From Wes Anderson, director of Rushmore, this film is full of quirky comedy that will have audiences reeling and reflecting simultaneously. The brilliant script is impeccable with choppy, intentionally awkward language delivered with dry wit by the well-appointed (almost too good to be true) cast. Dramatic sets are emphasized by the film's masterful orchestration of scene changes and chapter separations. The photography beautifully captures a faded, vintage 1980s New York. And the eclectic soundtrack features much-loved tunes by Nico, The Velvet Underground, The Clash, and the Vince Guaraldi Trio.


Video


We didn’t receive a retail copy of the film for review purposes, but a little digging revealed that the Blu-ray it is based on a new 2K transfer from the OCN, supervised by Wes Anderson himself. The resultant image is extremely pleasing, retaining a layer of filmic grain and exhibiting impressive levels of detail across the board. It’s also very clean, with little to no artefacts to be seen. The highly stylised palette is also extremely well represented; colours are rich and varied, with warm golden yellows being the prevailing hues.

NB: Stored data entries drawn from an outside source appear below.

template <int NS, int NC, bool BUILD = false, bool MERGED = true, int C4S = 0, bool INPLACE = false, bool FULL = false>
__device__ __forceinline__ void stream_wave_bits_r4(const MaskArgs &a, int senv0, int lane, const bool (&on_)[NS],
                                                 float *lds = nullptr)
{
    static_assert(!(BUILD && INPLACE), "the first step on a fresh tensor writes all of it");
    bool on[NS];
#pragma unroll
    for (int k = 0; k < NS; ++k) on[k] = FULL ? true : on_[k];
#if defined(TAP_STREAM_LOAD_BJ)
    constexpr bool BJ_X = false;
#elif defined(TAP_STREAM_BJX_ALL)
    constexpr bool BJ_X = !BUILD && NC == 1 && (C4S == 5 || C4S == 15);
#else
    constexpr bool BJ_X = !BUILD && NC == 1 && NS == 1 && (C4S == 5 || C4S == 15);
#endif
    typedef unsigned long long u64;
    static_assert(NS <= 2, "a stream wave expands one or two slabs");
    if (!on[0]) return;
    const int nR = C4S ? 4 * C4S : a.nR, C4 = C4S ? C4S : nR >> 2, rows = C4S ? (C4S == 10 ? 60 : 30) : a.rows, n = C4S ? (C4S == 10 ? 20 : 10) : a.n;
    const int RP = C4S ? 64 / C4S : a.rp;
    const int c4_magic = C4S ? 65536 / C4S + 1 : a.c4_magic;
    const bool lane_on = lane < RP * C4;
#ifdef TAP_STREAM_UNALIGNED
    const LaneRole role = stream_lane_role(lane, 0, C4, RP, c4_magic, 0, 0, 0);
#else
    const LaneRole role = stream_lane_role(lane, senv0, C4, RP, c4_magic, a.sb_mul, a.sb_add, 0);
#endif
    const bool first_row = role.rsub == 0;
    u64 *tile = reinterpret_cast<u64 *>(lds);
    const void *any = BUILD ? static_cast<const void *>(a.dyn_in) : static_cast<const void *>(a.bits_in);
    const bool has_ptr = FULL || a.ptr != nullptr, has_static = FULL || a.static_ != nullptr, has_mask = FULL || a.mask_in != nullptr;
    const int64_t *ptrp = has_ptr ? a.ptr : static_cast<const int64_t *>(any);
    const float *stp = has_static ? a.static_ : static_cast<const float *>(any);
    const float *mip = has_mask ? a.mask_in : static_cast<const float *>(any);
    long praw[NS];
    float row0[NS][NC], keep[NS][NC];
    u64 bj[NS][NC];
    ulonglong2 w[NS][2];
#pragma unroll
    for (int k = 0; k < NS; ++k) {
        const int env = on[k] ? senv0 + k : senv0;
        praw[k] = ptrp[has_ptr ? env : 0];
        const float *strow = stp + (has_static ? (size_t)env * a.static_rows * nR : (size_t)0);
        const float *mirow = mip + (has_mask ? (size_t)env * nR : (size_t)0);
#pragma unroll
        for (int c = 0; c < NC; ++c) {
            const unsigned j = (unsigned)min(lane + 64 * c, nR - 1);
            row0[k][c] = strow[has_static ? j : 0u];
            keep[k][c] = mirow[has_mask ? j : 0u];
        }
    }
#ifdef TAP_STREAM_G2
    __builtin_amdgcn_s_waitcnt(0x0F70);
#endif
    if (!BUILD) {
#pragma unroll
        for (int k = 0; k < NS; ++k) {
            const int env = on[k] ? senv0 + k : senv0;
            const unsigned long long *brow = a.bits_in + (size_t)env * nR;
            if constexpr (!BJ_X) {
#pragma unroll
                for (int c = 0; c < NC; ++c) bj[k][c] = brow[(unsigned)min(lane + 64 * c, nR - 1)];
            }
            const ulonglong2 *src = reinterpret_cast<const ulonglong2 *>(brow) + (unsigned)(role.c4 * 2);
            w[k][0] = src[0];
            w[k][1] = src[1];
        }
    }
    if (BUILD) {
        stream_build_bits<NS>(a, senv0, lane, on, tile);
#pragma unroll
        for (int k = 0; k < NS; ++k) {
#pragma unroll
            for (int c = 0; c < NC; ++c) bj[k][c] = tile[(size_t)k * nR + min(lane + 64 * c, nR - 1)];
            const ulonglong2 *src = reinterpret_cast<const ulonglong2 *>(tile + (size_t)k * nR + role.c4 * 4);
            w[k][0] = src[0];
            w[k][1] = src[1];
        }
    }
    float *o_dyn = a.dyn_out, *o_cur = a.cur_out, *o_mask = a.mask_out;
    unsigned long long *o_bits = a.bits_out;
    int o_wt = a.wt;
#ifdef TAP_STREAM_EARLY_ARGS
    asm volatile("" : "+s"(o_dyn), "+s"(o_cur), "+s"(o_mask), "+s"(o_bits), "+s"(o_wt));
#endif
    __builtin_amdgcn_s_waitcnt(0x0F70);
#ifdef TAP_PROF
    TL_STAMP(1);
#endif
    const u64 nmask = (n >= 64) ? ~0ull : ((1ull << n) - 1ull);
    auto mod_n = [&](int v) -> int {
        if constexpr (C4S != 0) return (int)((unsigned)v % (unsigned)(C4S == 10 ? 20 : 10));
        else return tap_mod_small(v, n);
    };
    int jm[NC];
#pragma unroll
    for (int c = 0; c < NC; ++c) jm[c] = mod_n(min(lane + 64 * c, nR - 1));
    u64 clr[NS];
    int pm[NS], realk[NS];
    constexpr int UR_C = C4S != 0 ? 3 : 0;
    const int ur = UR_C ? UR_C : a.update_rows;
#pragma unroll
    for (int k = 0; k < NS; ++k) {
        const bool valid_v = on[k] && has_ptr && praw[k] >= 0 && praw[k] < nR;
#ifdef TAP_STREAM_VPICK
        constexpr bool SPICK = false;
#else
        constexpr bool SPICK = NS > 1;
#endif
        bool valid;
        int p, real;
        if constexpr (!SPICK) {
            valid = valid_v;
            p = valid ? (int)praw[k] : 0;
            float r0 = -1.f;
#pragma unroll
            for (int c = 0; c < NC; ++c) {
                const float t = __shfl(row0[k][c], p & 63);
                if (valid && has_static && (p >> 6) == c) r0 = t;
            }
            real = (r0 > -1.f && r0 < (float)rows) ? (int)r0 : -1;
        } else {
            const int ps = __builtin_amdgcn_readfirstlane(valid_v ? (int)praw[k] : -1);
            valid = ps >= 0;
            p = valid ? ps : 0;
            float r0 = -1.f;
#pragma unroll
            for (int c = 0; c < NC; ++c) {
                const float t = __int_as_float(__builtin_amdgcn_readlane(__float_as_int(row0[k][c]), p & 63));
                if (valid && has_static && (p >> 6) == c) r0 = t;
            }
            real = __builtin_amdgcn_readfirstlane((r0 > -1.f && r0 < (float)rows) ? (int)r0 : -1);
        }
        u64 m = 0;
#pragma unroll
        for (int i = 0; i < 3; ++i) {
            const int r = real + n * i;
            if (i < ur && real >= 0 && r < rows) m |= 1ull << r;
        }
        clr[k] = m;
        realk[k] = real;
        pm[k] = valid ? mod_n(p) : -1;
    }
    u64 nw[NS][4];
#pragma unroll
    for (int k = 0; k < NS; ++k) {
        nw[k][0] = w[k][0].x & ~clr[k]; nw[k][1] = w[k][0].y & ~clr[k];
        nw[k][2] = w[k][1].x & ~clr[k]; nw[k][3] = w[k][1].y & ~clr[k];
    }
    if constexpr (INPLACE) {
        if (o_dyn) {
            const float4 z = make_float4(0.f, 0.f, 0.f, 0.f);
            const int total = ur * C4;
            for (int idx = lane; idx < total; idx += 64) {
                const int i = (idx * c4_magic) >> 16, c = idx - i * C4;
#pragma unroll
                for (int k = 0; k < NS; ++k) {
                    const int r = realk[k] + n * i;
                    if (!on[k] || realk[k] < 0 || r >= rows) continue;
                    float4 *dst = reinterpret_cast<float4 *>(o_dyn) + ((size_t)(senv0 + k) * rows + r) * C4 + c;
#if defined(TAP_INPLACE_STORE) && TAP_INPLACE_STORE == 1
                    store_stream(dst, z, o_wt);
#elif defined(TAP_INPLACE_STORE) && TAP_INPLACE_STORE == 2
                    *dst = z;
#else
                    if (o_wt) store_stream(dst, z, 1); else *dst = z;
#endif
                }
            }
        }
    }
    if (lane_on) {
        if (!INPLACE && o_dyn) {
            const int non = (NS > 1 && on[NS - 1]) ? 2 : 1;
            const int total = non * rows;
            const int nq = (C4S ? (non * rows + RP - 1) / RP : (non > 1 ? a.nq2 : a.nq)) + role.nq;
            float4 *dst = reinterpret_cast<float4 *>(o_dyn + (size_t)senv0 * rows * nR) + role.c4;
            int rr = role.r0;
            bool done = false;
            if constexpr (NS > 1 && !MERGED) {
                if (rows <= 32) {
#pragma unroll
                    for (int k = 0; k < NS; ++k) {
                        if (!on[k]) continue;
                        float4 *dk = dst + (size_t)k * rows * C4;
                        const unsigned m0 = (unsigned)nw[k][0], m1 = (unsigned)nw[k][1], m2 = (unsigned)nw[k][2], m3 = (unsigned)nw[k][3];
                        for (int r = role.rsub; r < rows; r += RP) {
                            const float4 v = make_float4((float)((m0 >> r) & 1u), (float)((m1 >> r) & 1u),
                                                         (float)((m2 >> r) & 1u), (float)((m3 >> r) & 1u));
                            store_stream(&dk[(size_t)r * C4], v, o_wt);
                        }
                    }
                    done = true;
                }
            }
            if (done) {
            } else if (C4S != 0 && rows <= 32) {
                constexpr int ROWS_C = 30, RP_C = C4S ? 64 / C4S : 1, NQC = (NS * ROWS_C + RP_C - 1) / RP_C + 1;
                auto run = [&](auto wt_c) {
#pragma unroll
                    for (int i = 0; i < NQC; ++i) {
                        const int ri = rr + RP_C * i;
                        if ((unsigned)ri >= (unsigned)total) continue;
                        const bool up = NS > 1 && ri >= ROWS_C;
                        const int r = up ? ri - ROWS_C : ri;
                        const unsigned m0 = up ? (unsigned)nw[NS - 1][0] : (unsigned)nw[0][0], m1 = up ? (unsigned)nw[NS - 1][1] : (unsigned)nw[0][1],
                                       m2 = up ? (unsigned)nw[NS - 1][2] : (unsigned)nw[0][2], m3 = up ? (unsigned)nw[NS - 1][3] : (unsigned)nw[0][3];
                        const float4 v = make_float4((float)((m0 >> r) & 1u), (float)((m1 >> r) & 1u),
                                                     (float)((m2 >> r) & 1u), (float)((m3 >> r) & 1u));
                        store_stream(&dst[(size_t)ri * C4], v, decltype(wt_c)::value);
                    }
                };
#ifdef TAP_STREAM_ROLLED
                for (int i = 0; i < nq; ++i, rr += RP) {
                    if ((unsigned)rr >= (unsigned)total) continue;
                    const bool up = NS > 1 && rr >= rows;
                    const int r = up ? rr - rows : rr;
                    const unsigned m0 = up ? (unsigned)nw[NS - 1][0] : (unsigned)nw[0][0], m1 = up ? (unsigned)nw[NS - 1][1] : (unsigned)nw[0][1],
                                   m2 = up ? (unsigned)nw[NS - 1][2] : (unsigned)nw[0][2], m3 = up ? (unsigned)nw[NS - 1][3] : (unsigned)nw[0][3];
                    const float4 v = make_float4((float)((m0 >> r) & 1u), (float)((m1 >> r) & 1u),
                                                 (float)((m2 >> r) & 1u), (float)((m3 >> r) & 1u));
                    store_stream(&dst[(size_t)rr * C4], v, o_wt);
                }
#else
                if (o_wt) run(std::integral_constant<int, 1>{}); else run(std::integral_constant<int, 0>{});
#endif
            } else if (rows <= 32) {
                for (int i = 0; i < nq; ++i, rr += RP) {
                    if ((unsigned)rr >= (unsigned)total) continue;
                    const bool up = NS > 1 && rr >= rows;
                    const int r = up ? rr - rows : rr;
                    const unsigned m0 = up ? (unsigned)nw[NS - 1][0] : (unsigned)nw[0][0], m1 = up ? (unsigned)nw[NS - 1][1] : (unsigned)nw[0][1],
                                   m2 = up ? (unsigned)nw[NS - 1][2] : (unsigned)nw[0][2], m3 = up ? (unsigned)nw[NS - 1][3] : (unsigned)nw[0][3];
                    const float4 v = make_float4((float)((m0 >> r) & 1u), (float)((m1 >> r) & 1u),
                                                 (float)((m2 >> r) & 1u), (float)((m3 >> r) & 1u));
                    store_stream(&dst[(size_t)rr * C4], v, o_wt);
                }
            } else {
                for (int i = 0; i < nq; ++i, rr += RP) {
                    if ((unsigned)rr >= (unsigned)total) continue;
                    const bool up = NS > 1 && rr >= rows;
                    const int r = up ? rr - rows : rr;
                    const float4 v = make_float4(bit_as_float(up ? nw[NS - 1][0] : nw[0][0], r), bit_as_float(up ? nw[NS - 1][1] : nw[0][1], r),
                                                 bit_as_float(up ? nw[NS - 1][2] : nw[0][2], r), bit_as_float(up ? nw[NS - 1][3] : nw[0][3], r));
                    store_stream(&dst[(size_t)rr * C4], v, o_wt);
                }
            }
        }
        if (first_row && o_bits) {
#pragma unroll
            for (int k = 0; k < NS; ++k) {
                if (!on[k]) continue;
                ulonglong2 *dst = reinterpret_cast<ulonglong2 *>(o_bits + (size_t)(senv0 + k) * nR + role.c4 * 4);
                dst[0] = make_ulonglong2(nw[k][0], nw[k][1]);
                dst[1] = make_ulonglong2(nw[k][2], nw[k][3]);
            }
        }
    }
    unsigned nbx[NS];
    if constexpr (BJ_X) {
        const int jj = min(lane, nR - 1);
        const int src = ((jj >> 2) + role.sb) << 2;
        const int e = jj & 3;
#pragma unroll
        for (int k = 0; k < NS; ++k) {
            const int e0 = __builtin_amdgcn_ds_bpermute(src, (int)(unsigned)nw[k][0]), e1 = __builtin_amdgcn_ds_bpermute(src, (int)(unsigned)nw[k][1]);
            const int e2 = __builtin_amdgcn_ds_bpermute(src, (int)(unsigned)nw[k][2]), e3 = __builtin_amdgcn_ds_bpermute(src, (int)(unsigned)nw[k][3]);
            nbx[k] = (unsigned)(e == 0 ? e0 : e == 1 ? e1 : e == 2 ? e2 : e3);
        }
    }
#pragma unroll
    for (int k = 0; k < NS; ++k) {
        if (!on[k]) continue;
        const int env = senv0 + k;
#pragma unroll
        for (int c = 0; c < NC; ++c) {
            const int j = lane + 64 * c;
            if (j >= nR) continue;
            const u64 nb = BJ_X ? (u64)nbx[k] : (bj[k][c] & ~clr[k]);
            const int move = __popcll(nb & nmask), small = n >= 64 ? 0 : __popcll((nb >> n) & nmask);
            const int large = n >= 32 ? 0 : __popcll((nb >> (2 * n)) & nmask);
            const float kp = (jm[c] == pm[k]) ? 0.f : (has_mask ? keep[k][c] : 1.f);
            if (o_mask) o_mask[(size_t)env * nR + j] = kp;
            if (o_cur) o_cur[(size_t)env * nR + j] = (small * large + move) != 0 ? 0.f : kp;
        }
    }
}

#ifdef TAP_STREAM_R3
template <int NS, int NC, bool BUILD = false>
__device__ __forceinline__ void stream_wave_bits_r3(const MaskArgs &a, int senv0, int lane, const bool (&on)[NS],
                                                 float *lds = nullptr)
{
    typedef unsigned long long u64;
    const int nR = a.nR, C4 = nR >> 2, rows = a.rows;
    const int rsub = (int)(((unsigned)lane * (unsigned)a.c4_magic) >> 16), c4 = lane - rsub * C4, RP = a.rp;
    const bool lane_on = rsub < RP;
    constexpr bool build = BUILD;
    u64 *tile = reinterpret_cast<u64 *>(lds);
    long p[NS];
    float row0[NS][NC], keep[NS][NC];
    u64 bj[NS][NC];
    ulonglong2 w[NS][2];
#pragma unroll
    for (int k = 0; k < NS; ++k) {
        const int env = senv0 + k;
        p[k] = (on[k] && a.ptr) ? (long)a.ptr[env] : -1;
#pragma unroll
        for (int c = 0; c < NC; ++c) {
            const int j = lane + 64 * c;
            const bool ok = on[k] && j < nR;
            row0[k][c] = (ok && a.static_) ? a.static_[(size_t)env * a.static_rows * nR + j] : 0.f;
            keep[k][c] = ok ? (a.mask_in ? a.mask_in[(size_t)env * nR + j] : 1.f) : 0.f;
        }
    }
    if (BUILD) stream_build_bits<NS>(a, senv0, lane, on, tile);
#pragma unroll
    for (int k = 0; k < NS; ++k) {
        const int env = senv0 + k;
        const size_t wbase = build ? (size_t)k * nR : (size_t)env * nR;
#pragma unroll
        for (int c = 0; c < NC; ++c) {
            const int j = lane + 64 * c;
            const bool ok = on[k] && j < nR;
            if (BUILD) bj[k][c] = ok ? tile[wbase + j] : 0ull;
            else bj[k][c] = ok ? a.bits_in[wbase + j] : 0ull;
        }
        const bool ok = on[k] && lane_on;
        if (BUILD) {
            const ulonglong2 *src = reinterpret_cast<const ulonglong2 *>(tile + wbase + c4 * 4);
            w[k][0] = ok ? src[0] : make_ulonglong2(0, 0);
            w[k][1] = ok ? src[1] : make_ulonglong2(0, 0);
        } else {
            const ulonglong2 *src = reinterpret_cast<const ulonglong2 *>(a.bits_in + wbase + c4 * 4);
            w[k][0] = ok ? src[0] : make_ulonglong2(0, 0);
            w[k][1] = ok ? src[1] : make_ulonglong2(0, 0);
        }
    }
    const u64 nmask = (a.n >= 64) ? ~0ull : ((1ull << a.n) - 1ull);
#pragma unroll
    for (int k = 0; k < NS; ++k) {
        if (!on[k]) continue;
        const int env = senv0 + k;
        float r0 = -1.f;
#pragma unroll
        for (int c = 0; c < NC; ++c) {
            const float t = __shfl(row0[k][c], (int)(p[k] & 63));
            if ((p[k] >> 6) == c && p[k] >= 0 && p[k] < nR) r0 = t;
        }
        const long real = (long)r0;
        u64 clr = 0;
        for (int i = 0; i < a.update_rows; ++i) {
            const long r = real + (long)a.n * i;
            if (real >= 0 && r < rows) clr |= 1ull << r;
        }
        if (lane_on) {
            const u64 n0 = w[k][0].x & ~clr, n1 = w[k][0].y & ~clr, n2 = w[k][1].x & ~clr, n3 = w[k][1].y & ~clr;
#ifdef TAP_PROF
            if (k == 0) { TL_WAIT_VM(); TL_STAMP(1); }
#endif
            if (a.dyn_out) {
                float4 *dst = reinterpret_cast<float4 *>(a.dyn_out + (size_t)env * rows * nR) + c4;
                if (rows <= 32) {
                    const unsigned m0 = (unsigned)n0, m1 = (unsigned)n1, m2 = (unsigned)n2, m3 = (unsigned)n3;
                    for (int r = rsub; r < rows; r += RP) {
                        const float4 v = make_float4((float)((m0 >> r) & 1u), (float)((m1 >> r) & 1u),
                                                     (float)((m2 >> r) & 1u), (float)((m3 >> r) & 1u));
                        store_stream(&dst[(size_t)r * C4], v, a.wt);
                    }
                } else {
                    for (int r = rsub; r < rows; r += RP) {
                        const float4 v = make_float4(bit_as_float(n0, r), bit_as_float(n1, r), bit_as_float(n2, r),
                                                     bit_as_float(n3, r));
                        store_stream(&dst[(size_t)r * C4], v, a.wt);
                    }
                }
            }
            if (rsub == 0 && a.bits_out) {
                ulonglong2 *dst = reinterpret_cast<ulonglong2 *>(a.bits_out + (size_t)env * nR + c4 * 4);
                dst[0] = make_ulonglong2(n0, n1);
                dst[1] = make_ulonglong2(n2, n3);
            }
        }
        const long real_m = (p[k] >= 0 && p[k] < nR) ? tap_mod_col(p[k], a.n, a.nR) : -1 - (long)a.n * a.R;
#pragma unroll
        for (int c = 0; c < NC; ++c) {
            const int j = lane + 64 * c;
            if (j >= nR) continue;
            const u64 nb = bj[k][c] & ~clr;
            const int move = __popcll(nb & nmask), small = a.n >= 64 ? 0 : __popcll((nb >> a.n) & nmask);
            const int large = a.n >= 32 ? 0 : __popcll((nb >> (2 * a.n)) & nmask);
            float kp = keep[k][c];
            for (int r = 0; r < a.R; ++r)
                if (j == real_m + (long)a.n * r) kp = 0.f;
            if (a.mask_out) a.mask_out[(size_t)env * nR + j] = kp;
            if (a.cur_out) a.cur_out[(size_t)env * nR + j] = (small * large + move) != 0 ? 0.f : kp;
        }
    }
}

The image is also very 'contrasty', with particularly bright whites and inky deep blacks, but this stylised approach is in keeping with the film's overall look. I didn't spot any particularly noteworthy examples of film or digital artefacts during normal viewing conditions, and compression looks to be solid enough. This is a very fine presentation from Criterion.

Audio


The Royal Tenenbaums features an understated DTS-HD Master Audio 5.1 track that focuses very much on the dialogue, which is always clear. It's an extremely front-heavy sound-stage, with only minimal use of the surround channels for general ambience and music. There is some movement across the frontal array, but a few short scenes aside the subject matter really doesn't call for anything too engaging. As you might expect there's not a lot of bass either, but dynamic range is good and the track is free from distortion. It's not a terribly immersive or memorable track, but it serves the material well.

Extras


Criterion has assembled a decent selection of bonus material for this release, including a commentary track and a number of interviews. A complete list of everything on the disc can be found below:

  • Audio commentary by Wes Anderson
  • With the Filmmaker: Portraits by Albert Maysles, featuring Wes Anderson
  • Interviews with and behind-the-scenes footage of actors Gene Hackman, Anjelica Huston, Ben Stiller, Gwyneth Paltrow, Luke Wilson, Owen Wilson, Bill Murray, and Danny Glover
  • Outtakes
  • The Peter Bradley Show, featuring interviews with additional cast members
  • Scrapbook featuring young Richie’s murals and paintings, still photographs by set photographer James Hamilton, book and magazine covers, and storyboards
  • Studio 360 radio segment on painter Miguel Calderón, along with examples of his work
  • Trailers

Overall


The Royal Tenenbaums is a quirky, visually impressive story about familial relationships that bears all of the hallmarks of the director's other works. If you're not an Anderson fan it's hardly likely to change your opinion, but it's a solid feature with strong performances from the ensemble cast. The Blu-ray does an admirable job of recreating the sumptuous palette and the audio track does what's asked of it, even if that's not much. Supplemental features are informative particularly the commentary and interviews. Although I wouldn't call myself a huge Anderson fan (and this isn't my favourite of his features) it's still a good film, justice to which is done by Criterion's release.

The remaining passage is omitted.